Listed entries:
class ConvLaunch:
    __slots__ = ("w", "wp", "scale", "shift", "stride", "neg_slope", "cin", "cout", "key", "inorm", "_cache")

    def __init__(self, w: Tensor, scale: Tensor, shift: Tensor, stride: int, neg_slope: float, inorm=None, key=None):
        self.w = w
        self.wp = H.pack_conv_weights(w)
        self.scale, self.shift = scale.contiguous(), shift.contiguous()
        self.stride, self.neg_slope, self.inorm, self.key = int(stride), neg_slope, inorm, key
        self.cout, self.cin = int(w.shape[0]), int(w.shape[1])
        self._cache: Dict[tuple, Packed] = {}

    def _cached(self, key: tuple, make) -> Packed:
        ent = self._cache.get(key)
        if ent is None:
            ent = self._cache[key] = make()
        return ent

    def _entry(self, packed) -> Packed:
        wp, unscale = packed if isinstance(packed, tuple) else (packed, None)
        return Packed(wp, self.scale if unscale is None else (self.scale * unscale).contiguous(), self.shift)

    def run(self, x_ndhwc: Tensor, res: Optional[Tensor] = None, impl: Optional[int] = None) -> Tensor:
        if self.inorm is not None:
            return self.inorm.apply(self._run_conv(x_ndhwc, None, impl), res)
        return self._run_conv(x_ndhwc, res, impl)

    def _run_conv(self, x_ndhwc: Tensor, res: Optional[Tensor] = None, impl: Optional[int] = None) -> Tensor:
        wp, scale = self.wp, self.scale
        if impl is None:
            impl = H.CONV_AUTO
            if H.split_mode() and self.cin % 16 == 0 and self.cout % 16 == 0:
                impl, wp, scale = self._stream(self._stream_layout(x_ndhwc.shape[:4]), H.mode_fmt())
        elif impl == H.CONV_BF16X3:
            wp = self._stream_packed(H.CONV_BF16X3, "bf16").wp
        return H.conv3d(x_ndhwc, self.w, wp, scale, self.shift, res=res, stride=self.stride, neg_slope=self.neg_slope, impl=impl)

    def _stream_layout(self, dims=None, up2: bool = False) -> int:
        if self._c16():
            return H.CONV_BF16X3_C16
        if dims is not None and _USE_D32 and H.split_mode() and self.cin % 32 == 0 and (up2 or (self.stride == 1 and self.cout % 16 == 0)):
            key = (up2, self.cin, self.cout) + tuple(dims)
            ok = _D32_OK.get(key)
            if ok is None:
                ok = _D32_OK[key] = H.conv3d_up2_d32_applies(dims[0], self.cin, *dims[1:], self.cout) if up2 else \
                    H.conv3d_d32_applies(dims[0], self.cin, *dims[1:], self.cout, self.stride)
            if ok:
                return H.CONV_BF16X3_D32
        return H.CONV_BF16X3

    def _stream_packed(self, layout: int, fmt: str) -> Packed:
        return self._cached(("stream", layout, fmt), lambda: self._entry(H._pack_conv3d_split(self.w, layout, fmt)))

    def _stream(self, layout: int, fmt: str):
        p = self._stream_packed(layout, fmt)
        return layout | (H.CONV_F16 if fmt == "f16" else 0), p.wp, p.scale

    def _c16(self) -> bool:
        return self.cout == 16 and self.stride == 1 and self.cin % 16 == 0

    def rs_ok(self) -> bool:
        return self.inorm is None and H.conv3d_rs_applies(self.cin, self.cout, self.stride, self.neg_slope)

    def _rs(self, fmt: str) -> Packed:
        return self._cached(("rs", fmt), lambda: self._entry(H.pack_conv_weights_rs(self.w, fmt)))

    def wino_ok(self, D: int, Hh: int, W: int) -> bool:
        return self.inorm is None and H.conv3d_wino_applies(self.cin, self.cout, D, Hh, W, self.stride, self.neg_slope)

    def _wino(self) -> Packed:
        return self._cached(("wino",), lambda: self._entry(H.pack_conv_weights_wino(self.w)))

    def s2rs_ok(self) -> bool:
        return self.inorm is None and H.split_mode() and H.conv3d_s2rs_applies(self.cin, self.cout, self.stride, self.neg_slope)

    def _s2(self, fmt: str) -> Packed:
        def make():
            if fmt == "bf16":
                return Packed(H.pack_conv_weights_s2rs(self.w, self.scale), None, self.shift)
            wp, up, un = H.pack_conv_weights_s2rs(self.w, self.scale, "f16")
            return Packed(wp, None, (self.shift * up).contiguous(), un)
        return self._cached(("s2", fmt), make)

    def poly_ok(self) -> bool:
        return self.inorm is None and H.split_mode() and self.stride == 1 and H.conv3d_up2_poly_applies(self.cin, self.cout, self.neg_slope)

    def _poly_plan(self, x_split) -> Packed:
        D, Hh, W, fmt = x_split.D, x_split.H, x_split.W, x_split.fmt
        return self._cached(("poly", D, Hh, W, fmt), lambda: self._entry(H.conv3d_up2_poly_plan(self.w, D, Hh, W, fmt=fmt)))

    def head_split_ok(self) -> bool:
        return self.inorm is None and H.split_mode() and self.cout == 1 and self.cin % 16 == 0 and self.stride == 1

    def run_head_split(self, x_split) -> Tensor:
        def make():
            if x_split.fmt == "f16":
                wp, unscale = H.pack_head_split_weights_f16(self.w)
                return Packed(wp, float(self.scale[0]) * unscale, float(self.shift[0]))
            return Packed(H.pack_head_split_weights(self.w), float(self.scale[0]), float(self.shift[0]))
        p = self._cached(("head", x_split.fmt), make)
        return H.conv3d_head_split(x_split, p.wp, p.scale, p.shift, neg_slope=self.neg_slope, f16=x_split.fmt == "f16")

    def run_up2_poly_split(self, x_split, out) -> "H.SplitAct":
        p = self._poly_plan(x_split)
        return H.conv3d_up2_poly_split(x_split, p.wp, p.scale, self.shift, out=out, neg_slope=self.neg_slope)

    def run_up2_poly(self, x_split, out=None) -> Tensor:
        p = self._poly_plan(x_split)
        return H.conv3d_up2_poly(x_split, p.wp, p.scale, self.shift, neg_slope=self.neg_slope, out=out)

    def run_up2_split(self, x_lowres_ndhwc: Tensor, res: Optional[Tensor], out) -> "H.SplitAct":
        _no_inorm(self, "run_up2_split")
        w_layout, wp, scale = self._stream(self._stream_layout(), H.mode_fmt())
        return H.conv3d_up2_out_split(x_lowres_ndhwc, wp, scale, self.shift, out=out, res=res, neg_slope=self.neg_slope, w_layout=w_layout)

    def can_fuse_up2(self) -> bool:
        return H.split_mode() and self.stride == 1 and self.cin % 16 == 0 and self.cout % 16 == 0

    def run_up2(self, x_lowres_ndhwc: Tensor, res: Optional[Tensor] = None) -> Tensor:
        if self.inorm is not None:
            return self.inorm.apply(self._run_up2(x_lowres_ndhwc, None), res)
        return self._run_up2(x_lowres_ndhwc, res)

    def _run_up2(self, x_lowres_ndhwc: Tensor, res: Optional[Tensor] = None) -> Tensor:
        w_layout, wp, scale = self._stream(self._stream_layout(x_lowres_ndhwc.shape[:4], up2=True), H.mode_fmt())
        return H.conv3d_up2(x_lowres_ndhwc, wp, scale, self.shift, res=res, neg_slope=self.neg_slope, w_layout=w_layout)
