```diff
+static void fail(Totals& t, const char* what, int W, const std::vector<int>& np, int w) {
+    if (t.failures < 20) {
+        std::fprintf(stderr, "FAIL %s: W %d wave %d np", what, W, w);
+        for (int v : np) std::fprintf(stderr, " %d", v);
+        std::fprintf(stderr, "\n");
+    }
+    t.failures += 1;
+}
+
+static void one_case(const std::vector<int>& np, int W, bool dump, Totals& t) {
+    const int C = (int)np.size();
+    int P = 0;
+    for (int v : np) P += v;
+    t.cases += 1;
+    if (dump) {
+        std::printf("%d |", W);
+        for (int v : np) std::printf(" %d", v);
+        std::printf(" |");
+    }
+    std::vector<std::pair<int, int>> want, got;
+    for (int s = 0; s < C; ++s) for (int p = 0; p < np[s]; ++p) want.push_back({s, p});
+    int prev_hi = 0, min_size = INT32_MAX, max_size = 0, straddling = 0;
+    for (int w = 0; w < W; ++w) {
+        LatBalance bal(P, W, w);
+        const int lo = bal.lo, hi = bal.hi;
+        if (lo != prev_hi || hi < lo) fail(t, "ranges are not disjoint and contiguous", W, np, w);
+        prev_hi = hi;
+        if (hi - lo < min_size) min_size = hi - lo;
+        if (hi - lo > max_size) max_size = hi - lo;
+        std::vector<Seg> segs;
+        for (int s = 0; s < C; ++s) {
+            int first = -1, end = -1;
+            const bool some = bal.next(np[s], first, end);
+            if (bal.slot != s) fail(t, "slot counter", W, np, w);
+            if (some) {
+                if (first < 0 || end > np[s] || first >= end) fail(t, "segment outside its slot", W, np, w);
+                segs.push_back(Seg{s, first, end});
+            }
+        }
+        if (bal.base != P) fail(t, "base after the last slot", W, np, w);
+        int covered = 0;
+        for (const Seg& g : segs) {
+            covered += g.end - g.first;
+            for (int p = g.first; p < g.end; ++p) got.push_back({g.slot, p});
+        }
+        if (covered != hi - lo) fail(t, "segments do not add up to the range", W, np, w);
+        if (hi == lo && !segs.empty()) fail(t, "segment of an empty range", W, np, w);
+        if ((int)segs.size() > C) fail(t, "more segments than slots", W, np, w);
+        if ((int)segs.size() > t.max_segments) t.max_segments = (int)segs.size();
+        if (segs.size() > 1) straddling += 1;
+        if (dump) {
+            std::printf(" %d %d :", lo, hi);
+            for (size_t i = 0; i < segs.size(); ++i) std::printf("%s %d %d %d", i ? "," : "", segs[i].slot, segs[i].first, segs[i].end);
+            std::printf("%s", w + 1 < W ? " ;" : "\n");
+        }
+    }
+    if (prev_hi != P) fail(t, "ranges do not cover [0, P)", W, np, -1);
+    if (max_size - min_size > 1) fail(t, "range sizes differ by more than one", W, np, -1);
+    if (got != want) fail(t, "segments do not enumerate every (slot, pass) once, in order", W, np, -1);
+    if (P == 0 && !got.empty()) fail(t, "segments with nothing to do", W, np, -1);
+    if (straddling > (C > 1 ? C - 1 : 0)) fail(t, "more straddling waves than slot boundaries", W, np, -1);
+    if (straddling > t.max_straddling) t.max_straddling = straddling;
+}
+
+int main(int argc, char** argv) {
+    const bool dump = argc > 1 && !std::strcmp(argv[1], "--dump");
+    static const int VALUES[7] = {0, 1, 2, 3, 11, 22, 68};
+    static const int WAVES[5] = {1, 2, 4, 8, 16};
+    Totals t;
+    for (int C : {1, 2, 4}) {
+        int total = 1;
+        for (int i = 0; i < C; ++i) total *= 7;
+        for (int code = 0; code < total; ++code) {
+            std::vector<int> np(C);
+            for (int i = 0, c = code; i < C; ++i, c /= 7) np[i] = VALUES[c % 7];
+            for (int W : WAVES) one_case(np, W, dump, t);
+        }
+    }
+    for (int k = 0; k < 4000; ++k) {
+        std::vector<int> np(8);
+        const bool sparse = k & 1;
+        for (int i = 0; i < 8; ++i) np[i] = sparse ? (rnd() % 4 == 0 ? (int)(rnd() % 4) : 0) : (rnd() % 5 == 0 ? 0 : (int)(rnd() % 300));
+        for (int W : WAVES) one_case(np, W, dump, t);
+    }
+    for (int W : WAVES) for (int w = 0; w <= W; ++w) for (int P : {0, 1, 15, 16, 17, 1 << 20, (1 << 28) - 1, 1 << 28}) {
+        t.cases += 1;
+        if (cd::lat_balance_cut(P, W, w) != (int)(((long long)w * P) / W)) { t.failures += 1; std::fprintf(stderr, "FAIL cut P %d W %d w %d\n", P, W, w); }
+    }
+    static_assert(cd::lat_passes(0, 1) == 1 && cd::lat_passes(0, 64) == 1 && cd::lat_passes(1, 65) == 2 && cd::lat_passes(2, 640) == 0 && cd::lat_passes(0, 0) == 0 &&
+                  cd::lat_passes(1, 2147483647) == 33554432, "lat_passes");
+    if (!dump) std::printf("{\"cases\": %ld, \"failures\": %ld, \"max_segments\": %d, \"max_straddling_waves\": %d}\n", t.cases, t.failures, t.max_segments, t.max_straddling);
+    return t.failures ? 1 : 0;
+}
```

Assignment: Reproduce the records above exactly, from the first line to the line that holds "stride=self.stride, neg_slope=self.neg_slope, impl=impl)", inclusive, and omit everything after it.

Answer space:
class ConvLaunch:
    __slots__ = ("w", "wp", "scale", "shift", "stride", "neg_slope", "cin", "cout", "key", "inorm", "_cache")

    def __init__(self, w: Tensor, scale: Tensor, shift: Tensor, stride: int, neg_slope: float, inorm=None, key=None):
        self.w = w
        self.wp = H.pack_conv_weights(w)
        self.scale, self.shift = scale.contiguous(), shift.contiguous()
        self.stride, self.neg_slope, self.inorm, self.key = int(stride), neg_slope, inorm, key
        self.cout, self.cin = int(w.shape[0]), int(w.shape[1])
        self._cache: Dict[tuple, Packed] = {}

    def _cached(self, key: tuple, make) -> Packed:
        ent = self._cache.get(key)
        if ent is None:
            ent = self._cache[key] = make()
        return ent

    def _entry(self, packed) -> Packed:
        wp, unscale = packed if isinstance(packed, tuple) else (packed, None)
        return Packed(wp, self.scale if unscale is None else (self.scale * unscale).contiguous(), self.shift)

    def run(self, x_ndhwc: Tensor, res: Optional[Tensor] = None, impl: Optional[int] = None) -> Tensor:
        if self.inorm is not None:
            return self.inorm.apply(self._run_conv(x_ndhwc, None, impl), res)
        return self._run_conv(x_ndhwc, res, impl)

    def _run_conv(self, x_ndhwc: Tensor, res: Optional[Tensor] = None, impl: Optional[int] = None) -> Tensor:
        wp, scale = self.wp, self.scale
        if impl is None:
            impl = H.CONV_AUTO
            if H.split_mode() and self.cin % 16 == 0 and self.cout % 16 == 0:
                impl, wp, scale = self._stream(self._stream_layout(x_ndhwc.shape[:4]), H.mode_fmt())
        elif impl == H.CONV_BF16X3:
            wp = self._stream_packed(H.CONV_BF16X3, "bf16").wp
        return H.conv3d(x_ndhwc, self.w, wp, scale, self.shift, res=res, stride=self.stride, neg_slope=self.neg_slope, impl=impl)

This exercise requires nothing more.